**Task brief**
From the records, return each line that has the word "batch" in it.

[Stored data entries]
==*==

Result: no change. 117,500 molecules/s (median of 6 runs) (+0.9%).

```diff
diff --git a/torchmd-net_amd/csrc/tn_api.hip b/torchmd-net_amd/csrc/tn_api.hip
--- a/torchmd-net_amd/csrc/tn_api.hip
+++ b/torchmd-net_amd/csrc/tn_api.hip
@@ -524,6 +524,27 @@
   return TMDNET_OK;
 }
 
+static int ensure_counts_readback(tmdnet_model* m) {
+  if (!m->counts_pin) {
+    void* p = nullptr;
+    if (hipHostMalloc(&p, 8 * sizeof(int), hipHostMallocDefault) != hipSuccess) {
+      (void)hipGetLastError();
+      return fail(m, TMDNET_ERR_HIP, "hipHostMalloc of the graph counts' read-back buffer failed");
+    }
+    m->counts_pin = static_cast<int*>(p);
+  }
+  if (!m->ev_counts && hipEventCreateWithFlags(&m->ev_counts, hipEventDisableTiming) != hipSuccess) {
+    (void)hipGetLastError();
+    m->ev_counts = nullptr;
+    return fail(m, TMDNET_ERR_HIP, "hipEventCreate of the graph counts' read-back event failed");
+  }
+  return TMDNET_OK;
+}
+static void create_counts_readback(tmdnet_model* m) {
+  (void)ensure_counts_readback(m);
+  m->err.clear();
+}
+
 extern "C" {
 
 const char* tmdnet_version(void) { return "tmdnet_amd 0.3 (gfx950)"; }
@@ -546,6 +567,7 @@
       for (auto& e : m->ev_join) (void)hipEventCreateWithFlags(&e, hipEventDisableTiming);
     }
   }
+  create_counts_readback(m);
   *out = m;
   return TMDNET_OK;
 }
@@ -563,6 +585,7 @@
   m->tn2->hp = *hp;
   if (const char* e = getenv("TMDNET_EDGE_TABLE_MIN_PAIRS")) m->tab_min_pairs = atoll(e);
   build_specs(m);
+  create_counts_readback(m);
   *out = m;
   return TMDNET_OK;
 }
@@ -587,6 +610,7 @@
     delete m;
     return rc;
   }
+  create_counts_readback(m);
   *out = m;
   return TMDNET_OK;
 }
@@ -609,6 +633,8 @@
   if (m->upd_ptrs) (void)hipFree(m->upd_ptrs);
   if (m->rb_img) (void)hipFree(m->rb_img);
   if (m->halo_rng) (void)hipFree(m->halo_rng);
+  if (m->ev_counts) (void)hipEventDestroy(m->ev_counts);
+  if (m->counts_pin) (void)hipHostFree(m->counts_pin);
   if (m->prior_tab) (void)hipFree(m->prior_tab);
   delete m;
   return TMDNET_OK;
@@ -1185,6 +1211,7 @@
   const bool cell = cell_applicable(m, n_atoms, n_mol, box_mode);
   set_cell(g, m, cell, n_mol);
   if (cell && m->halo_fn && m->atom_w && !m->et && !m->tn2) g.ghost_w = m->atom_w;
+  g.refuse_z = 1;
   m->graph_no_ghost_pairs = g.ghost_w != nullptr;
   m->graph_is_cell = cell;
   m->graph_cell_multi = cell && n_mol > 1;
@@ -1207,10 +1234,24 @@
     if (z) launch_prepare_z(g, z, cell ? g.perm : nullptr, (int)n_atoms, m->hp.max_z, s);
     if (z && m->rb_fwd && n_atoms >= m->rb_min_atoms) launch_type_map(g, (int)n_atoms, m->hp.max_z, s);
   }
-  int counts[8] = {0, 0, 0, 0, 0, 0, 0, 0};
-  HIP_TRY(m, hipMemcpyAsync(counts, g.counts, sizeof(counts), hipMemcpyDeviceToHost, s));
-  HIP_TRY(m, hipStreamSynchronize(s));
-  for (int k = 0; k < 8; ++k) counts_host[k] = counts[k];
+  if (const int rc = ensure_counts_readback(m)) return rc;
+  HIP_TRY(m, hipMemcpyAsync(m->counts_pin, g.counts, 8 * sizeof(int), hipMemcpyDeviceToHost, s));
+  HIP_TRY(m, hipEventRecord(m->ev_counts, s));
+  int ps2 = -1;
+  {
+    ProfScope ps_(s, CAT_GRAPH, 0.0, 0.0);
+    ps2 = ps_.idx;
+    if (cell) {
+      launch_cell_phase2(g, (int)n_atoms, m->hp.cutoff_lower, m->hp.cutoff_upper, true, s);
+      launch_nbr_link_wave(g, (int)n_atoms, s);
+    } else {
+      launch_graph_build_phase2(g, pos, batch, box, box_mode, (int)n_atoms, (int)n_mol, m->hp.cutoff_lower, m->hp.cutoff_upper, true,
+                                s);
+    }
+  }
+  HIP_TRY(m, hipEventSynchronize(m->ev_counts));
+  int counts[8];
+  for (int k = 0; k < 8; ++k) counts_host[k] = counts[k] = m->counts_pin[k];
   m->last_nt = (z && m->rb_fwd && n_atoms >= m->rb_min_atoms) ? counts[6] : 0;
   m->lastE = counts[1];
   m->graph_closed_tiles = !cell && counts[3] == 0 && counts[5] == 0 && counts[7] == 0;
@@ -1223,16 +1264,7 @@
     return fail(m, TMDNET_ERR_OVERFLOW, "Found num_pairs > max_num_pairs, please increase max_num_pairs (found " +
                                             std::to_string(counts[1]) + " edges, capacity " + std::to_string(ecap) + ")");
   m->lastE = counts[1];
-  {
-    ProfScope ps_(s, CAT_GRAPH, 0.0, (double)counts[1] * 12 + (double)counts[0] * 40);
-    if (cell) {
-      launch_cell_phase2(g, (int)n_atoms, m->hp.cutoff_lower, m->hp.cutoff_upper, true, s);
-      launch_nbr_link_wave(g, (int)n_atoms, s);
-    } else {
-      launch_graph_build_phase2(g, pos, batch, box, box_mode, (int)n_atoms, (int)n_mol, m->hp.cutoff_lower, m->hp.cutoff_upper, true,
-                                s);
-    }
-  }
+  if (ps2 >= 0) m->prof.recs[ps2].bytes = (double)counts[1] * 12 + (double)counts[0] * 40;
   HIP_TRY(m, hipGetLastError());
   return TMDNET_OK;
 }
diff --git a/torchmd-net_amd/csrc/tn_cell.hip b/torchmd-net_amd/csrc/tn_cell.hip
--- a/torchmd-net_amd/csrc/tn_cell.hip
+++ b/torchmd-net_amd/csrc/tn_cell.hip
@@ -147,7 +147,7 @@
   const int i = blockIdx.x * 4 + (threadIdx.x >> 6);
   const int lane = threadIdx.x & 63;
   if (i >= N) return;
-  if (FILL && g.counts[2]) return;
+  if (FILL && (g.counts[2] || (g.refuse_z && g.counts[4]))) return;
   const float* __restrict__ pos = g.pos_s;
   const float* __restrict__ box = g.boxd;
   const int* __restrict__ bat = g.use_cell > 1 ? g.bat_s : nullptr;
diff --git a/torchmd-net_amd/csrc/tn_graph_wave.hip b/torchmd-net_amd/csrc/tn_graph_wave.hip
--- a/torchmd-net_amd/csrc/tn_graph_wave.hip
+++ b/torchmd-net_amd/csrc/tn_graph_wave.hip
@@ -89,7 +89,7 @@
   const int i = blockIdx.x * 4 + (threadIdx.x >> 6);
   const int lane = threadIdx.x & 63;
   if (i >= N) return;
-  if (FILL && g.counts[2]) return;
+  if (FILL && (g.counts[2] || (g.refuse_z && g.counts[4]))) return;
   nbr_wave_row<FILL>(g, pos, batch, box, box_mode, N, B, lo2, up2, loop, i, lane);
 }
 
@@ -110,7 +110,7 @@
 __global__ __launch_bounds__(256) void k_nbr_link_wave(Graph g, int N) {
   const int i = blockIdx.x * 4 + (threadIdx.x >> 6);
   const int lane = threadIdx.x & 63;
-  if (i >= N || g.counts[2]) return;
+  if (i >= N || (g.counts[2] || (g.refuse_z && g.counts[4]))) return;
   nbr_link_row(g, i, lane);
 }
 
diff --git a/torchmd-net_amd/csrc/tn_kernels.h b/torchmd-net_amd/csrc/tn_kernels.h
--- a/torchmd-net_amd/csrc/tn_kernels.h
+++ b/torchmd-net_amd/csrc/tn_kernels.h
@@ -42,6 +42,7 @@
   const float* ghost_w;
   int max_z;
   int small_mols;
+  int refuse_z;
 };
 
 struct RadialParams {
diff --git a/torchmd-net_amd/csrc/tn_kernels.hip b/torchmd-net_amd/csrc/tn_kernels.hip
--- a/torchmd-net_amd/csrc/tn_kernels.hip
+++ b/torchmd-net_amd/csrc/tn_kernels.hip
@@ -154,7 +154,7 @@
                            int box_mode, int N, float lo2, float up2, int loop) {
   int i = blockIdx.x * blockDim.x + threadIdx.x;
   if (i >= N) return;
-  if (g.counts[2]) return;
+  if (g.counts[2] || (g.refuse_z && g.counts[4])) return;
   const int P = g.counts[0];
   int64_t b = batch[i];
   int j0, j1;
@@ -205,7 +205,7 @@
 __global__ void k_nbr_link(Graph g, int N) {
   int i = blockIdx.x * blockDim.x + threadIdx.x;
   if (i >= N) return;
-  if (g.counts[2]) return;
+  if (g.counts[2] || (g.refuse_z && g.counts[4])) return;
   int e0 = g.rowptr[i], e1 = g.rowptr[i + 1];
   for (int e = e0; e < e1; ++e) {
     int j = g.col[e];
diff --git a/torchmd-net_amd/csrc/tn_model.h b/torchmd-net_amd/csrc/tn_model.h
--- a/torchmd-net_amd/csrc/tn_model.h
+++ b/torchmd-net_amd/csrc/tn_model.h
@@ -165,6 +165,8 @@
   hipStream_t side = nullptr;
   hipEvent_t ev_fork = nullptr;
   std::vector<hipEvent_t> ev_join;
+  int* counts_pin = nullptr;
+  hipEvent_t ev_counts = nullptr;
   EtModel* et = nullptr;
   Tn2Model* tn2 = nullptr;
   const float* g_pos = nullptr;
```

==*==

**Output for this exercise**
+      launch_graph_build_phase2(g, pos, batch, box, box_mode, (int)n_atoms, (int)n_mol, m->hp.cutoff_lower, m->hp.cutoff_upper, true,
-      launch_graph_build_phase2(g, pos, batch, box, box_mode, (int)n_atoms, (int)n_mol, m->hp.cutoff_lower, m->hp.cutoff_upper, true,
   nbr_wave_row<FILL>(g, pos, batch, box, box_mode, N, B, lo2, up2, loop, i, lane);
   int64_t b = batch[i];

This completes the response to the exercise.